Stored items

size_t mvd_conv3d_igemm_packed_weight_bytes(int Cin, int Cout, int mode) {
    mvd::C2Shape s;
    int ncout;
    if (!mvd::c3_shape(Cin, Cout, mode, &s, &ncout)) return 0;
    return mvd::c3_frag_bytes(s, Cin, ncout, mode) + (size_t)mvd::c2_cpad(ncout) * sizeof(float);
}

int mvd_pack_conv3d_weights_igemm(const float* w, int Cin, int Cout, int mode, void* packed, mvd_stream_t stream) {
    MVD_REQUIRE(w && packed, "pack_conv3d_weights_igemm: NULL argument");
    mvd::C2Shape s;
    int ncout;
    MVD_REQUIRE(mvd::c3_shape(Cin, Cout, mode, &s, &ncout), "pack_conv3d_weights_igemm: %d -> %d channels, mode %d is not built", Cin, Cout, mode);
    hipStream_t st = (hipStream_t)stream;
    const size_t fb = mvd::c3_frag_bytes(s, Cin, ncout, mode);
    float* eun = reinterpret_cast<float*>(static_cast<char*>(packed) + fb);
    const int cpad = mvd::c2_cpad(ncout), tr = mode == MVD_DECONV3D_STRIDE2 ? 1 : 0;
    hipLaunchKernelGGL(mvd::c3_wscale_kernel, dim3(cpad), dim3(256), 0, st, w, eun, Cin, Cout, tr, ncout, cpad);
    const long long total = (long long)(fb / 2);
    hipLaunchKernelGGL(mvd::c3_pack_kernel, dim3((unsigned)((total + 255) / 256)), dim3(256), 0, st, w, eun, (_Float16*)packed, Cin, Cout, s.U8,
                       Cin / (8 * s.U8), mvd::c2_ntiles(ncout), s.steps, tr, total);
    return mvd::launch_status("pack_conv3d_weights_igemm");
}

static mvd::C2Plan c3_plan(const mvd::C2Shape& s, int B, int Di, int Hi, int Wi, int Cin, int ncout, int mode, int* Do) {
    mvd::C2Plan q{};
    const int sd = mode == MVD_CONV3D_STRIDE2 ? 2 : 1;
    *Do = Di / sd; q.Ho = Hi / sd; q.Wo = Wi / sd; q.ncls = 1;
    q.tiles_y = (q.Ho + mvd::C2_TH - 1) / mvd::C2_TH;
    q.tiles_x = (q.Wo + mvd::C2_TW - 1) / mvd::C2_TW;
    q.bn = mvd::c2_bn(ncout);
    q.nblocks = (ncout + q.bn - 1) / q.bn;
    q.ncp = q.nblocks * q.bn;
    q.nchunks = (mode == MVD_DECONV3D_STRIDE2 ? 2 : 3) * (Cin / (8 * s.U8));
    q.tiles = (long long)q.tiles_x * q.tiles_y * B * *Do * q.nblocks;
    q.ksplit = 1;
    if (q.tiles < 128)
        while (q.tiles * q.ksplit < 320 && q.ksplit < 32 && q.nchunks / (q.ksplit * 2) >= 2) q.ksplit *= 2;
    q.part_bytes = q.ksplit > 1 ? (size_t)q.ksplit * B * *Do * q.Ho * q.Wo * q.ncp * sizeof(float) : 0;
    return q;
}

size_t mvd_conv3d_igemm_workspace_bytes(int B, int Di, int Hi, int Wi, int Cin, int Cout, int mode) {
    mvd::C2Shape s;
    int ncout, Do;
    if (B <= 0 || Di <= 0 || Hi <= 0 || Wi <= 0 || !mvd::c3_shape(Cin, Cout, mode, &s, &ncout)) return 0;
    return c3_plan(s, B, Di, Hi, Wi, Cin, ncout, mode, &Do).part_bytes;
}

■ Task prompt: If a line in the data holds the string "long", copy that line.

■ Written solution:
    const long long total = (long long)(fb / 2);
    q.tiles = (long long)q.tiles_x * q.tiles_y * B * *Do * q.nblocks;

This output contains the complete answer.